#### [Available data]
struct ExpDwParams {
    const float* x; const float* we; const float* be; const float* wd; const float* bd;
    float* y; float* partial;
    int B, H, W, Cin, Cmid, Ho, Wo, pt, pl, act_e, act_d, tiles_h, tiles_w, cchunks, Kw, Cp;
    int Hin = 0, Win = 0, pts = 0, pls = 0;
    const uint16_t* wep = nullptr; int Kp = 0;
    int prec = 0;
    int xsh = 0, xsw = 1, ysh = 0, ysw = 1, tr = 0;
    int in_bf16 = 0, out_bf16 = 0;
    FDiv d_bpc{}, d_cch{}, d_tw{};
    int cpp = 0;
    FDiv d_part{};
};
#define ED_ES 36
#define ED_PERM2 0xfdce5764b98a1320ull
#define ED_PERM4 0xfdce9ba875461320ull
__device__ __forceinline__ int ed_perm(unsigned long long magic, int lane) {
    return (int)((magic >> ((lane >> 2) * 4)) & 15ull) * 4 + (lane & 3);
}
constexpr bool ed_perm_c4_rule(unsigned long long magic) {
    for (int g = 0; g < 16; g++)
        if (((magic >> (4 * g)) & 1ull) != (unsigned long long)((g >> 1) & 1)) return false;
    return true;
}
constexpr int expdw_min_waves(int K, int S, int TOW, int TRH) {
    const int tiw = (TOW - 1) * S + K, jt = (TRH * tiw + 15) / 16, jtw = (jt + 3) / 4;
    return jtw <= 4 ? 4 : (jtw == 5 ? 3 : 2);
}
#ifndef EXPDW_NW8_WAVES
#define EXPDW_NW8_WAVES (est <= 76 ? 6 : 4)
#endif
constexpr int expdw_sk_waves(int K, int S, int TOH, int TOW, int TRH, int KW, bool one_chunk, int NW = 4) {
    const int tiw = (TOW - 1) * S + K, jt = (TRH * tiw + 15) / 16, jtw = (jt + NW - 1) / NW;
    if (one_chunk) return jtw <= 3 ? 5 : expdw_min_waves(K, S, TOW, TRH);
    const int sh = TOH / NW, sw = TOW / 8, rw = (sw - 1) * S + K;
    const int p1 = jtw * 8 + 8, p2 = sh * sw * 4 + rw * 4 + K * 4;
    const int est = jtw * KW / 4 + (KW / 2 + 16) + 24 + (p1 > p2 ? p1 : p2);
    if (NW == 8) return EXPDW_NW8_WAVES;
    return est <= 120 ? 4 : (est <= 160 ? 3 : 2);
}
template <int K, int S, int TOH, int TOW, int TRH, int NW = 4, typename PreStore>
__device__ __forceinline__ float4 ed_phase2(const ExpDwParams& p, const float* E, const float4* wds, int b, int oh0, int ow0, int vr0,
                                            int vr1, int ty, int tx, int c4, int n_base, const float4& bv, PreStore&& pre_store) {
    constexpr int TIW = (TOW - 1) * S + K;
    static_assert(TOH % NW == 0, "a wave owns TOH / NW output rows");
    constexpr int SH = TOH / NW, SW = TOW / 8;
    constexpr int RW = (SW - 1) * S + K;
    const int n = n_base + 4 * c4;
    float4 sum = make_float4(0.f, 0.f, 0.f, 0.f);
    float4 acc2[SH][SW];
#pragma unroll
    for (int a = 0; a < SH; a++)
#pragma unroll
        for (int c = 0; c < SW; c++) acc2[a][c] = make_float4(0.f, 0.f, 0.f, 0.f);
    if (n < p.Cmid) {
        const float* e0 = E + (tx * SW * S) * ED_ES + 4 * c4;
#pragma unroll 1
        for (int i = 0; i < K; i++) {
            float4 w[K];
#pragma unroll
            for (int j = 0; j < K; j++) w[j] = wds[(i * K + j) * 8 + c4];
#pragma unroll
            for (int a = 0; a < SH; a++) {
                const int fr = (ty * SH + a) * S + i;
                if (fr < vr0 || fr >= vr1 || oh0 + ty * SH + a >= p.Ho) continue;
// ... 44 lines not shown
                const unsigned yo = ylane + (unsigned)((a * p.ysh + c * p.ysw) * p.Cmid);
                if (p.out_bf16) bf16x4_store(p.y, ((size_t)b * p.Ho * p.Wo * p.Cmid + yo) >> 2, v);
                else *reinterpret_cast<float4*>(yclip + yo) = v;
                sum.x += v.x; sum.y += v.y; sum.z += v.z; sum.w += v.w;
            }
        }
    }
    return sum;
}
__device__ __forceinline__ void ed_sums_lanes(float4 sum, float4* red, int wave, int lane, int c4) {
    static_assert(ed_perm_c4_rule(ED_PERM2) && ed_perm_c4_rule(ED_PERM4), "lane permutation: c4 bit 2 must be physical lane bit 3");
    auto xsum = [&](auto pat) {
        constexpr int P = decltype(pat)::value;
        sum.x += __builtin_bit_cast(float, __builtin_amdgcn_ds_swizzle(__builtin_bit_cast(int, sum.x), P));
        sum.y += __builtin_bit_cast(float, __builtin_amdgcn_ds_swizzle(__builtin_bit_cast(int, sum.y), P));
        sum.z += __builtin_bit_cast(float, __builtin_amdgcn_ds_swizzle(__builtin_bit_cast(int, sum.z), P));
        sum.w += __builtin_bit_cast(float, __builtin_amdgcn_ds_swizzle(__builtin_bit_cast(int, sum.w), P));
    };
    xsum(std::integral_constant<int, 0x101f>{});
    xsum(std::integral_constant<int, 0x401f>{});
    if ((lane & 0x14) == 0) red[(wave * 2 + (lane >> 5)) * 8 + c4] = sum;
}
template <int NW = 4>
__device__ __forceinline__ void ed_sums_out(const ExpDwParams& p, const float4* red, int tid, size_t tile_index, int n_base) {
    if (tid < 8 && n_base + 4 * tid < p.Cmid) {
        float4 t = red[tid];
#pragma unroll
        for (int w = 1; w < 2 * NW; w++) { float4 v = red[w * 8 + tid]; t.x += v.x; t.y += v.y; t.z += v.z; t.w += v.w; }
        unsigned l4 = 4u * (unsigned)tid;
        asm volatile("" : "+v"(l4));
        *reinterpret_cast<float4*>(p.partial + tile_index * p.Cmid + n_base + l4) = t;
    }
}

constexpr int expdw_fullw_vw(int K, int S, int TOW) { return TOW * S == 32 && (TOW - 1) * S + K >= 32 ? 32 : 0; }
template <int K, int S, int TOH, int TOW, int TRH, bool H8 = false, bool BX = false, bool COPY = false, int VW = 0>
__global__ __launch_bounds__(256, BX ? expdw_min_waves(K, S, TOW, TRH) : 1) void k_expand_dw(ExpDwParams p, unsigned nblk) {
    constexpr int TIH = (TOH - 1) * S + K, TIW = (TOW - 1) * S + K;
    static_assert(TRH <= TIH, "TRH is a cap on the footprint rows");
    constexpr bool FULLW = VW > 0;
    static_assert(!FULLW || (!COPY && VW % 16 == 0 && VW <= TIW && VW == expdw_fullw_vw(K, S, TOW)), "full-width form: see expdw_fullw_vw");
    static_assert(!FULLW || (TIW - VW) * TRH * 8 <= 256, "full-width form: the padding columns are one float4 store of some threads");
    constexpr int NPIX = TRH * TIW;
    constexpr int GW = FULLW ? VW : TIW;
    constexpr int JT = (TRH * GW + 15) / 16, JTW = (JT + 3) / 4;
    constexpr int SW = TOW / 8;
    __shared__ __attribute__((aligned(16))) float lds[NPIX * ED_ES + 256 + K * K * 32];
    float* E = lds;
    float4* red = reinterpret_cast<float4*>(lds + NPIX * ED_ES);
    float4* wds = reinterpret_cast<float4*>(lds + NPIX * ED_ES + 256);
    const int tid = threadIdx.x, lane = tid & 63, wave = __builtin_amdgcn_readfirstlane(tid >> 6);
    const int li = lane & 15, kq = lane >> 4;

    const unsigned L = xcd_remap(blockIdx.x, nblk);
    const int tiles = p.tiles_h * p.tiles_w;
    const int bpc = tiles * p.cchunks;
    const int b = (int)fdiv(L, p.d_bpc), rest = (int)L - b * bpc;
    const int tile = (int)fdiv((unsigned)rest, p.d_cch), cc = rest - tile * p.cchunks;
    const int trow = (int)fdiv((unsigned)tile, p.d_tw);
    const int oh0 = trow * TOH, ow0 = (tile - trow * p.tiles_w) * TOW;
    const int ih0 = oh0 * S - p.pt, iw0 = ow0 * S - p.pl;
    const int vr0 = max(ih0, 0) - ih0, vr1 = min(ih0 + TIH, p.H) - ih0;
    const int nvalid = (vr1 - vr0) * GW;
    const int jtv = (nvalid + 15) >> 4;
    const int Cin = p.Cin, Kw = p.Kw;
    const int n_base = cc * 32;

    static_assert(SW * S == 2 || SW * S == 4, "lane permutation tables cover SW*S in {2, 4}");
    constexpr unsigned long long PERM = SW * S == 2 ? ED_PERM2 : ED_PERM4;
    const int pl = ed_perm(PERM, lane);
    const int c4 = pl & 7, tx = pl >> 3;
    float4 wdreg = make_float4(0.f, 0.f, 0.f, 0.f);
    if (tid < K * K * 8 && (!COPY || n_base + 4 * (tid & 7) < p.Cmid)) {
        const int tap = tid >> 3, tsrc = p.tr ? (tap % K) * K + tap / K : tap;
        wdreg = *reinterpret_cast<const float4*>(p.wd + (size_t)tsrc * p.Cp + n_base + 4 * (tid & 7));
    }
    const float4 zero4 = make_float4(0.f, 0.f, 0.f, 0.f);
    const float4 bq0 = COPY ? zero4 : *reinterpret_cast<const float4*>(p.be + n_base + 4 * kq);
    const float4 bq1 = COPY ? zero4 : *reinterpret_cast<const float4*>(p.be + n_base + 16 + 4 * kq);
    const float4 bv = (COPY && (!p.bd || n_base + 4 * c4 >= p.Cmid)) ? zero4 : *reinterpret_cast<const float4*>(p.bd + n_base + 4 * c4);

    if constexpr (COPY) {
        const float4* x4 = reinterpret_cast<const float4*>(p.x);
        const int C4 = p.Cmid >> 2, q4 = (n_base >> 2) + (tid & 7);
        const bool cin = q4 < C4;
        const size_t img = (size_t)b * p.H * p.W;
#pragma unroll 4
        for (int j = tid >> 3; j < nvalid; j += 32) {
            const int r = j / TIW, c = j - r * TIW;
            const int iw = iw0 + c, ih = ih0 + vr0 + r;
            float4 v = zero4;
            if (cin && iw >= 0 && iw < p.W) {
                const size_t quad = (img + (size_t)ih * p.xsh + (size_t)iw * p.xsw) * C4 + q4;
                v = p.in_bf16 ? bf16x4_load(p.x, quad) : x4[quad];
            }
            *reinterpret_cast<float4*>(&E[j * ED_ES + 4 * (tid & 7)]) = v;
        }
        if (tid < K * K * 8) wds[tid] = wdreg;
        __syncthreads();
    } else {

    int xoff[JTW];
    bool xin[FULLW ? 1 : JTW];
#pragma unroll
    for (int a = 0; a < JTW; a++) {
        int j = 16 * (wave + 4 * a) + li;
        int r = j / GW, c = j - r * GW;
// ... 137 lines not shown
            if constexpr (FULLW) {
                int e = ((j / VW) * TIW + j % VW + p.pl) * ED_ES + 4 * kq;
                *reinterpret_cast<f32x4*>(&E[e]) = acc[a][0];
                *reinterpret_cast<f32x4*>(&E[e + 16]) = acc[a][1];
            } else if (j < nvalid) {
                int e = j * ED_ES + 4 * kq;
                if (border) {
                    const f32x4 z = (f32x4){0.f, 0.f, 0.f, 0.f};
                    *reinterpret_cast<f32x4*>(&E[e]) = xin[a] ? acc[a][0] : z;
                    *reinterpret_cast<f32x4*>(&E[e + 16]) = xin[a] ? acc[a][1] : z;
                } else {
                    *reinterpret_cast<f32x4*>(&E[e]) = acc[a][0];
                    *reinterpret_cast<f32x4*>(&E[e + 16]) = acc[a][1];
                }
            }
        }
    }
    if (tid < K * K * 8) wds[tid] = wdreg;
    __syncthreads();
    }

    const float4 sum = ed_phase2<K, S, TOH, TOW, TRH, 4>(p, E, wds, b, oh0, ow0, vr0, vr1, wave, tx, c4, n_base, bv, [] {});
    if (p.partial) {
        ed_sums_lanes(sum, red, wave, lane, c4);
        __syncthreads();
        ed_sums_out(p, red, tid, (size_t)b * tiles + tile, n_base);
    }
}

#### [What the exercise asks]
Only the lines containing the word "void" should be returned from the data above.

#### [Output]
__device__ __forceinline__ void ed_sums_lanes(float4 sum, float4* red, int wave, int lane, int c4) {
__device__ __forceinline__ void ed_sums_out(const ExpDwParams& p, const float4* red, int tid, size_t tile_index, int n_base) {
__global__ __launch_bounds__(256, BX ? expdw_min_waves(K, S, TOW, TRH) : 1) void k_expand_dw(ExpDwParams p, unsigned nblk) {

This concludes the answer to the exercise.